## What is being asked
Write back each entry precisely as it is given.
[[ Data, beginning ]]
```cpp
template <bool FLIP>
static int split_plan(FwdArgs& a, int mode, int* bm_out, int* xm_out) {
  if (a.T > 9) return 1;
  const int Mdom = a.pixel_major ? a.B : a.M;
  if (Mdom < 112) return 1;
  a.n_tiles = (a.Cog + 63) / 64;
  FwdArgs cand[3] = {a, a, a};
  int live[3] = {0, 0, 0};
  if constexpr (!FLIP) {
    if (Mdom >= 512) live[0] = split_geometry<512>(cand[0]);
  }
  if (Mdom >= 256 && !(FLIP && a.pixel_major)) live[1] = split_geometry<256, FLIP>(cand[1]);
  live[2] = split_geometry<128, FLIP>(cand[2]);
  double cost[3];
  for (int i = 0; i < 3; ++i) cost[i] = split_tile_cost(cand[i], live[i], kSplitWidths[i], split_synth<FLIP>(kSplitWidths[i]), split_fixed<FLIP>());
  int pick = -1;
  if constexpr (!FLIP) {
    static const int force_bm = [] { const char* e = getenv("BT_FORCE_BM"); return e ? atoi(e) : 0; }();
    for (int i = 0; i < 3; ++i)
      if (force_bm == kSplitWidths[i] && cost[i] < 1e30) pick = i;
  }
  for (int i = 0; i < 3 && pick < 0; ++i) {
    bool best = cost[i] < 1e30;
    for (int j = i + 1; j < 3; ++j) best = best && cost[i] <= cost[j];
    if (best) pick = i;
  }
  if (pick < 0) return 1;
  const int bm = kSplitWidths[pick];
  const long long per = (long long)a.G * a.n_tiles * a.S;
  a = cand[pick];
  if constexpr (!FLIP) {
    a.bn32 = 0;
    if (bm == 128 && mode != 2 && a.Cog > 32) {
      const int forced = g_bn32.get();
      a.bn32 = forced >= 0 ? forced : (2 * per * a.m_tiles <= 256 ? 1 : 0);
    }
    if (a.bn32) a.n_tiles = (a.Cog + 31) / 32;
  }
  if (!set_grid(a, (long long)a.G * a.n_tiles * a.S * a.m_tiles)) return 1;
  *bm_out = bm, *xm_out = split_x_mode<FLIP>(a, bm);
  split_fill_inverses(a);
  return BT_OK;
}

}
```

### include/bt_hip.h

```cpp
#ifndef BT_HIP_H
#define BT_HIP_H

#include <stddef.h>
#include <stdint.h>

#ifdef __cplusplus
extern "C" {
#endif

#define BT_VERSION 302
#define BT_WORKSPACE_BYTES 65536

#define BT_OK 0
#define BT_ERR_BAD_ARG (-1)
#define BT_ERR_UNSUPPORTED (-2)
#define BT_ERR_WORKSPACE (-3)
#define BT_ERR_HIP_BASE (-1000)

typedef void *bt_stream_t;

typedef struct bt_rng {
  uint64_t seed;
  const uint32_t *call_base_dev;
  uint32_t call;
// ... 34 lines not shown
  const float *residual;
  int64_t residual_sample_stride;
  int32_t relu;
  int32_t pool;
} bt_epilogue;

#define BT_POOL_NONE 0
#define BT_POOL_MAX_3x3_S2_P1 1

int bt_version(void);
const char *bt_last_error_string(void);
const char *bt_last_kernel_name(void);
size_t bt_fused_scratch_bytes(const bt_conv2d_geom *g, int32_t S);

int bt_last_launch_info(int64_t *out, int32_t n);

int bt_reparam_linear_fwd(int32_t B, int32_t In, int32_t Out, int32_t S,
                          const float *x, int64_t x_sample_stride,
                          const bt_params *p, const bt_draws *d, const bt_epilogue *ep ,
                          float *out , float *kl_out ,
                          void *workspace, size_t workspace_bytes, bt_stream_t stream);

int bt_reparam_conv2d_fwd(const bt_conv2d_geom *g, int32_t S,
                          const float *x, int64_t x_sample_stride,
                          const bt_params *p, const bt_draws *d, const bt_epilogue *ep ,
                          float *out , float *kl_out,
                          void *workspace, size_t workspace_bytes, bt_stream_t stream);

typedef struct bt_updil {
  int32_t uh, uw;
// ... 216 lines not shown
```

Measured before the change: 18440 MC-samples/s.

## Skip MFMA units whose operand columns are entirely zero padding in split conv

Adds a per-wave dead-unit mask, built with ballots over the im2col addresses, and skips the MFMA work for units whose whole 32-column slice reads only padding (ZOFF). It also adds an optional row-grouped column decode that packs several images per 32-column block when Wo divides 32, which makes more units fully padded and so skippable. A host-side model picks the grouping only if it predicts more skipped units. The costs are extra ballot and decode arithmetic, a branch inside the inner MFMA loop that may upset scheduling, and a new debug query API.

```diff
diff --git a/bayesian_torch_amd/_lib.py b/bayesian_torch_amd/_lib.py
--- a/bayesian_torch_amd/_lib.py
+++ b/bayesian_torch_amd/_lib.py
@@ -94,6 +94,7 @@
     "bt_last_error_string": (C.c_char_p, []),
     "bt_last_kernel_name": (C.c_char_p, []),
     "bt_last_launch_info": (C.c_int, [C.POINTER(C.c_int64), C.c_int32]),
+    "bt_last_launch_skip": (C.c_int, [C.POINTER(C.c_int64), C.c_int32]),
     "bt_fused_scratch_bytes": (C.c_size_t, [C.POINTER(bt_conv2d_geom), C.c_int32]),
     "bt_set_contraction": (C.c_int, [C.c_int]),
     "bt_get_contraction": (C.c_int, []),
@@ -196,6 +197,15 @@
     return dict(zip(LAUNCH_INFO_FIELDS, (int(x) for x in v)))
 
 
+LAUNCH_SKIP_FIELDS = ("row_grouped", "ib", "units", "skipped_fastest", "skipped_slowest", "skipped_w0", "skipped_w1", "skipped_w2", "skipped_w3")
+
+
+def last_launch_skip():
+    v = (C.c_int64 * 9)()
+    check(lib().bt_last_launch_skip(v, 9))
+    return dict(zip(LAUNCH_SKIP_FIELDS, (int(x) for x in v)))
+
+
 ERR_UNSUPPORTED = -2
 
 
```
[[ Data, end ]]
## Result below
```cpp
template <bool FLIP>
static int split_plan(FwdArgs& a, int mode, int* bm_out, int* xm_out) {
  if (a.T > 9) return 1;
  const int Mdom = a.pixel_major ? a.B : a.M;
  if (Mdom < 112) return 1;
  a.n_tiles = (a.Cog + 63) / 64;
  FwdArgs cand[3] = {a, a, a};
  int live[3] = {0, 0, 0};
  if constexpr (!FLIP) {
    if (Mdom >= 512) live[0] = split_geometry<512>(cand[0]);
  }
  if (Mdom >= 256 && !(FLIP && a.pixel_major)) live[1] = split_geometry<256, FLIP>(cand[1]);
  live[2] = split_geometry<128, FLIP>(cand[2]);
  double cost[3];
  for (int i = 0; i < 3; ++i) cost[i] = split_tile_cost(cand[i], live[i], kSplitWidths[i], split_synth<FLIP>(kSplitWidths[i]), split_fixed<FLIP>());
  int pick = -1;
  if constexpr (!FLIP) {
    static const int force_bm = [] { const char* e = getenv("BT_FORCE_BM"); return e ? atoi(e) : 0; }();
    for (int i = 0; i < 3; ++i)
      if (force_bm == kSplitWidths[i] && cost[i] < 1e30) pick = i;
  }
  for (int i = 0; i < 3 && pick < 0; ++i) {
    bool best = cost[i] < 1e30;
    for (int j = i + 1; j < 3; ++j) best = best && cost[i] <= cost[j];
    if (best) pick = i;
  }
  if (pick < 0) return 1;
  const int bm = kSplitWidths[pick];
  const long long per = (long long)a.G * a.n_tiles * a.S;
  a = cand[pick];
  if constexpr (!FLIP) {
    a.bn32 = 0;
    if (bm == 128 && mode != 2 && a.Cog > 32) {
      const int forced = g_bn32.get();
      a.bn32 = forced >= 0 ? forced : (2 * per * a.m_tiles <= 256 ? 1 : 0);
    }
    if (a.bn32) a.n_tiles = (a.Cog + 31) / 32;
  }
  if (!set_grid(a, (long long)a.G * a.n_tiles * a.S * a.m_tiles)) return 1;
  *bm_out = bm, *xm_out = split_x_mode<FLIP>(a, bm);
  split_fill_inverses(a);
  return BT_OK;
}

}
```

### include/bt_hip.h

```cpp
#ifndef BT_HIP_H
#define BT_HIP_H

#include <stddef.h>
#include <stdint.h>

#ifdef __cplusplus
extern "C" {
#endif

#define BT_VERSION 302
#define BT_WORKSPACE_BYTES 65536

#define BT_OK 0
#define BT_ERR_BAD_ARG (-1)
#define BT_ERR_UNSUPPORTED (-2)
#define BT_ERR_WORKSPACE (-3)
#define BT_ERR_HIP_BASE (-1000)

typedef void *bt_stream_t;

typedef struct bt_rng {
  uint64_t seed;
  const uint32_t *call_base_dev;
  uint32_t call;
// ... 34 lines not shown
  const float *residual;
  int64_t residual_sample_stride;
  int32_t relu;
  int32_t pool;
} bt_epilogue;

#define BT_POOL_NONE 0
#define BT_POOL_MAX_3x3_S2_P1 1

int bt_version(void);
const char *bt_last_error_string(void);
const char *bt_last_kernel_name(void);
size_t bt_fused_scratch_bytes(const bt_conv2d_geom *g, int32_t S);

int bt_last_launch_info(int64_t *out, int32_t n);

int bt_reparam_linear_fwd(int32_t B, int32_t In, int32_t Out, int32_t S,
                          const float *x, int64_t x_sample_stride,
                          const bt_params *p, const bt_draws *d, const bt_epilogue *ep ,
                          float *out , float *kl_out ,
                          void *workspace, size_t workspace_bytes, bt_stream_t stream);

int bt_reparam_conv2d_fwd(const bt_conv2d_geom *g, int32_t S,
                          const float *x, int64_t x_sample_stride,
                          const bt_params *p, const bt_draws *d, const bt_epilogue *ep ,
                          float *out , float *kl_out,
                          void *workspace, size_t workspace_bytes, bt_stream_t stream);

typedef struct bt_updil {
  int32_t uh, uw;
// ... 216 lines not shown
```

Measured before the change: 18440 MC-samples/s.

## Skip MFMA units whose operand columns are entirely zero padding in split conv

Adds a per-wave dead-unit mask, built with ballots over the im2col addresses, and skips the MFMA work for units whose whole 32-column slice reads only padding (ZOFF). It also adds an optional row-grouped column decode that packs several images per 32-column block when Wo divides 32, which makes more units fully padded and so skippable. A host-side model picks the grouping only if it predicts more skipped units. The costs are extra ballot and decode arithmetic, a branch inside the inner MFMA loop that may upset scheduling, and a new debug query API.

```diff
diff --git a/bayesian_torch_amd/_lib.py b/bayesian_torch_amd/_lib.py
--- a/bayesian_torch_amd/_lib.py
+++ b/bayesian_torch_amd/_lib.py
@@ -94,6 +94,7 @@
     "bt_last_error_string": (C.c_char_p, []),
     "bt_last_kernel_name": (C.c_char_p, []),
     "bt_last_launch_info": (C.c_int, [C.POINTER(C.c_int64), C.c_int32]),
+    "bt_last_launch_skip": (C.c_int, [C.POINTER(C.c_int64), C.c_int32]),
     "bt_fused_scratch_bytes": (C.c_size_t, [C.POINTER(bt_conv2d_geom), C.c_int32]),
     "bt_set_contraction": (C.c_int, [C.c_int]),
     "bt_get_contraction": (C.c_int, []),
@@ -196,6 +197,15 @@
     return dict(zip(LAUNCH_INFO_FIELDS, (int(x) for x in v)))
 
 
+LAUNCH_SKIP_FIELDS = ("row_grouped", "ib", "units", "skipped_fastest", "skipped_slowest", "skipped_w0", "skipped_w1", "skipped_w2", "skipped_w3")
+
+
+def last_launch_skip():
+    v = (C.c_int64 * 9)()
+    check(lib().bt_last_launch_skip(v, 9))
+    return dict(zip(LAUNCH_SKIP_FIELDS, (int(x) for x in v)))
+
+
 ERR_UNSUPPORTED = -2
 
 
```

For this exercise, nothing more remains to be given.